# Wie kritisch seht Ihr die Überstandshöhe?



## BergabFan (2. Oktober 2017)

Hallo,
mich würde interessieren wie die Bike Ladies hier die Überstandshöhe bewerten in Zusammenhang mit Schrittlänge natürlich. Sprich wieviel Platz ist Euch wichtig?

Hintergrund ist dann kleine Freundin (1.60, 73cm Schrittlänge) ein Canyon Strive Race XS zum probesitzen hat und sich unschlüssig ist da es da schon knapp zugeht.

Kann es selbst nicht für Sie entscheiden mir persönlich ist es noch nie passiert das ich nach vorne absteigen musste (an meinem Rahmen ist da auch nicht viel Platz).

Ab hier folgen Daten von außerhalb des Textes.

# hammershock/3dgs-avatar-release

Hardware: AMD Instinct MI355X
Metric: render fps (fwd+bwd) @200k Gaussians 1024x1024 SH3 (higher is better)
Workload: dtype f32; 1 GPU; config3: 200k Gaussians, 1024x1024, SH deg 3, forward+backward; shs+scales+rotations inputs, L1 loss (L1 fused into the rasterizer: l1_target); tile_rect=1, l1=fused, long_lists=0, gaussians=200000, width=1024, height=1024, sh_degree=3, frames_per_rank=1857, total_frames=1857, ranks=1, backend=none, parallelism=frames sharded x1

## Files before the change

### 3dgs-avatar-release_amd/csrc/binning.hip

```cpp
#include "common.h"

__global__ __launch_bounds__(256) void first_pair_kernel(const uint32_t* __restrict__ tiles,
                                                         const uint32_t* __restrict__ wave_tiles, float* __restrict__ rec,
                                                         int P, unsigned long long* __restrict__ count,
                                                         unsigned long long* host_count) {
    __shared__ unsigned long long wb[4];
    const int tid = threadIdx.x, lane = tid & 63, wid = tid >> 6;
    const int w0 = 4 * (int)blockIdx.x;
    unsigned long long before = 0;
    for (int w = tid; w < w0; w += 256) before += wave_tiles[w];
#pragma unroll
    for (int d = 32; d >= 1; d >>= 1) before += __shfl_xor(before, d, 64);
    if (lane == 0) wb[wid] = before;
    const int i = blockIdx.x * 256 + tid;
    const uint32_t v = i < P ? tiles[i] : 0u;
    uint32_t x = v;
#pragma unroll
    for (int d = 1; d < 64; d <<= 1) {
        const uint32_t y = __shfl_up(x, d, 64);
        if (lane >= d) x += y;
    }
    __syncthreads();
    const unsigned long long block_base = (wb[0] + wb[1]) + (wb[2] + wb[3]);
    uint32_t woff = 0;
// ... 257 lines not shown
        }
#pragma unroll
        for (int i = 0; i < PER; i++) {
            if (i * 1024 >= ntiles) break;
            mx = max(mx, held[i]);
        }
    } else {
        for (int t = tid; t < ntiles; t += 1024) mx = max(mx, tile_work(ranges, keys, mode, t));
    }
    mx = wave_max(mx);
    if (lane == 0) wmax[wid] = mx;
    __syncthreads();
    mx = 0;
    for (int w = 0; w < 16; w++) mx = max(mx, wmax[w]);
    const float scale = mx ? 1023.0f / (float)mx : 0.f;
    auto bin_of = [&](uint32_t w) { return 1023u - min(1023u, (uint32_t)((float)w * scale)); };
    if (HELD) {
#pragma unroll
        for (int i = 0; i < PER; i++) {
            if (i * 1024 >= ntiles) break;
            if (i * 1024 + tid < ntiles) atomicAdd(&hist[bin_of(held[i])], 1u);
        }
    } else {
        for (int t = tid; t < ntiles; t += 1024) atomicAdd(&hist[bin_of(tile_work(ranges, keys, mode, t))], 1u);
    }
    __syncthreads();
    const uint32_t v = hist[tid];
    const uint32_t x = wave_scan_incl(v);
    if (lane == 63) wsum[wid] = x;
    __syncthreads();
    uint32_t woff = 0;
    for (int w = 0; w < wid; w++) woff += wsum[w];
    hist[tid] = woff + x - v;
    __syncthreads();
    uint32_t wide_from = 0xFFFFFFFFu;
    uint32_t ch = 0;
    uint32_t xmask = 0;
    if (mode == 2) {
        const unsigned long long D = *pc.dev;
        wide_from = max(FWD4_MIN_LIST, (uint32_t)min(D / (unsigned long long)ll.total_div, 0x7FFFFFFFull));
        if (ll.mark == 2 && D <= FWDC_SPARSE_PAIRS) wide_from = min(FWD4_MIN_LIST, ll.ch_min);
        if (ll.stats || ll.mark == 2) {
            uint32_t nlong = 0;
            if (HELD) {
#pragma unroll
                for (int i = 0; i < PER; i++) {
                    if (i * 1024 >= ntiles) break;
                    nlong += (i * 1024 + tid < ntiles && held[i] > wide_from) ? 1u : 0u;
                }
            } else {
                for (int t = tid; t < ntiles; t += 1024) nlong += tile_work(ranges, keys, mode, t) > wide_from ? 1u : 0u;
            }
            nlong = wave_sum(nlong);
            __syncthreads();
            if (lane == 0) wsum[wid] = nlong;
            __syncthreads();
            uint32_t tot = 0;
            for (int w = 0; w < 16; w++) tot += wsum[w];
            if (tid == 0 && ll.stats) {
                __hip_atomic_store(&ll.stats[0], (long long)tot, __ATOMIC_RELAXED, __HIP_MEMORY_SCOPE_SYSTEM);
                __hip_atomic_store(&ll.stats[1], (long long)mx, __ATOMIC_RELAXED, __HIP_MEMORY_SCOPE_SYSTEM);
            }
            xmask = (ll.mark == 2 && ll.xcc_mask) ? (*ll.xcc_mask & 0xFFu) : 0u;
            if (xmask && tot > 0 && tot <= FWDC_MAX_UNITS / 2 && D <= (unsigned long long)pc.cap) {
                ch = ll.ch_min;
                while (D / ch + tot > (unsigned long long)FWDC_MAX_UNITS && ch < 0x40000000u) ch <<= 1;
            }
            __syncthreads();
            if (tid == 0) wmax[0] = 0u;
            if (tid < 16) wsum[tid] = 0u;
            __syncthreads();
        }
        if (!ll.mark) wide_from = 0xFFFFFFFFu;
        if (ll.mark == 2 && ch == 0) wide_from = 0xFFFFFFFFu;
    }
    auto place = [&](const int t, const uint32_t wk) {
        const bool marked = wk > wide_from && (ch == 0u || wk > ch);
        order[atomicAdd(&hist[bin_of(wk)], 1u)] = (uint32_t)t | (marked ? 0x80000000u : 0u);
    };
    if (HELD) {
#pragma unroll
        for (int i = 0; i < PER; i++) {
            if (i * 1024 >= ntiles) break;
            const int t = i * 1024 + tid;
            if (t < ntiles) place(t, held[i]);
        }
    } else {
        for (int t = tid; t < ntiles; t += 1024) place(t, tile_work(ranges, keys, mode, t));
    }
    if (ch) {
        __syncthreads();
        uint32_t* __restrict__ stash = hist;
        uint32_t* __restrict__ nstash = &wmax[1];
        if (tid == 0) *nstash = 0u;
        __syncthreads();
        const uint32_t nx = (uint32_t)__popc(xmask);
        for (int pos = tid; pos < ntiles; pos += 1024) {
            const uint32_t ov = order[pos];
            if (!(ov >> 31)) continue;
            const int t = (int)(ov & 0x7FFFFFFFu);
            const uint32_t nch = (tile_work(ranges, keys, mode, t) + ch - 1u) / ch;
            const uint32_t u0 = atomicAdd(&wmax[0], nch);
            const uint32_t ph = (uint32_t)pos % (2u * nx);
            uint32_t pick = ph < nx ? ph : 2u * nx - 1u - ph, best = 0;
            for (uint32_t x = 0; x < 8; x++) {
                if ((xmask >> x) & 1u) {
                    if (pick == 0u) { best = x; break; }
                    pick--;
                }
            }
            const uint32_t i0 = atomicAdd(&wsum[8 + best], 4u * nch);
            const uint32_t k = atomicAdd(nstash, 1u);
            stash[4 * k] = (uint32_t)t;
            stash[4 * k + 1] = u0;
            stash[4 * k + 2] = i0 | (best << 28);
            stash[4 * k + 3] = nch;
        }
        __syncthreads();
        const uint32_t nk = *nstash;
        for (uint32_t k = (uint32_t)wid; k < nk; k += 16) {
            const uint32_t t = stash[4 * k], u0 = stash[4 * k + 1], ib = stash[4 * k + 2], nch = stash[4 * k + 3];
            uint32_t* __restrict__ items = ll.cw_items + (size_t)(ib >> 28) * (FWDC_MAX_UNITS * 4) + (ib & 0x0FFFFFFFu);
            for (uint32_t c = (uint32_t)lane; c < nch; c += 64) ll.cw_units[u0 + c] = make_uint2(t, c | (nch << 16));
            for (uint32_t i = (uint32_t)lane; i < 4u * nch; i += 64) items[i] = (u0 + (i >> 2)) * 4u + (i & 3u);
        }
    }
    if (ll.cw_hdr) {
        __syncthreads();
        if (tid == 0) {
            ll.cw_hdr[0] = (mode == 2 && ch) ? wmax[0] : 0u;
            ll.cw_hdr[1] = ch;
        }
        if (tid < 8) ll.cw_hdr[4 + tid] = (mode == 2 && ch) ? wsum[8 + tid] : 0u;
    }
}

template <bool HELD>
__global__ __launch_bounds__(1024) void tile_order_kernel(const uint2* __restrict__ ranges,
                                                          const uint32_t* __restrict__ keys, int mode, int ntiles,
                                                          uint32_t* __restrict__ order, const PairCount pc,
                                                          const FillJob fill, const LongLists ll) {
    if (blockIdx.x > 0) {
        if (fill.clean && *fill.clean == MARKS_CLEAN) return;
        const uint4 ones = make_uint4(0xFFFFFFFFu, 0xFFFFFFFFu, 0xFFFFFFFFu, 0xFFFFFFFFu);
        for (size_t k = (size_t)(blockIdx.x - 1) * 1024 + threadIdx.x; k < fill.quads; k += (size_t)(gridDim.x - 1) * 1024)
            if (fill.stream) store_stream(&fill.ptr[k], ones); else fill.ptr[k] = ones;
        return;
    }
    __shared__ uint32_t hist[1024];
    __shared__ uint32_t wmax[16];
    __shared__ uint32_t wsum[16];
    if (mode < 0) return;
    tile_order_body<HELD>(ranges, keys, mode, ntiles, order, pc, ll, hist, wmax, wsum);
}
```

Bike passt sonst perfekt. Meinung dazu würden mich sehr freuen!

Lg, Andi


----------



## Aninaj (2. Oktober 2017)

Hi Andi,

Ich behaupte mal ganz frech, dass du (fast) jedes mal wenn du einfach nur anhälst nach vorn "absteigst". Und genau das möchte ich als Frau auch machen können. Ansonsten bedeutet es, dass ich in jeder Pause, bei jedem Anhalten seitlich vom Rad steigen muss, oder es komisch quer legen muss, damit ich nicht auf dem Oberrohr hänge. Ich vermute den meisten Männern fällt das aufgrund ihrer Körpergröße nie auf, da ergibt sich selten diese Problematik.

Ich habe bei kleinen Frauen auch schon beobachtet, dass sie immer ganz vom Rad absteigen, wenn angehalten wird. Ab einer bestimmten Größe geht es oft leider gar nicht anderes.

Mir persönlich ist es sogar wichtig, dass ich den Sattel so weit runter bekomme, dass ich auf dem Rad sitzend den Fuß bequem auf den Boden stellen kann (mit der ganzen Fußfläche und nicht nur mit der Fußspitze versuchen muss das Gleichgewicht zu halten). Denn dann hab ich beim Fahren auch genug Spielraum über dem Bike und die Sicherheit JEDERZEIT einen Fuß sicher auf den Boden zu bekommen, ohne dass mir ein Oberrohr oder ein Stattel im Weg sind.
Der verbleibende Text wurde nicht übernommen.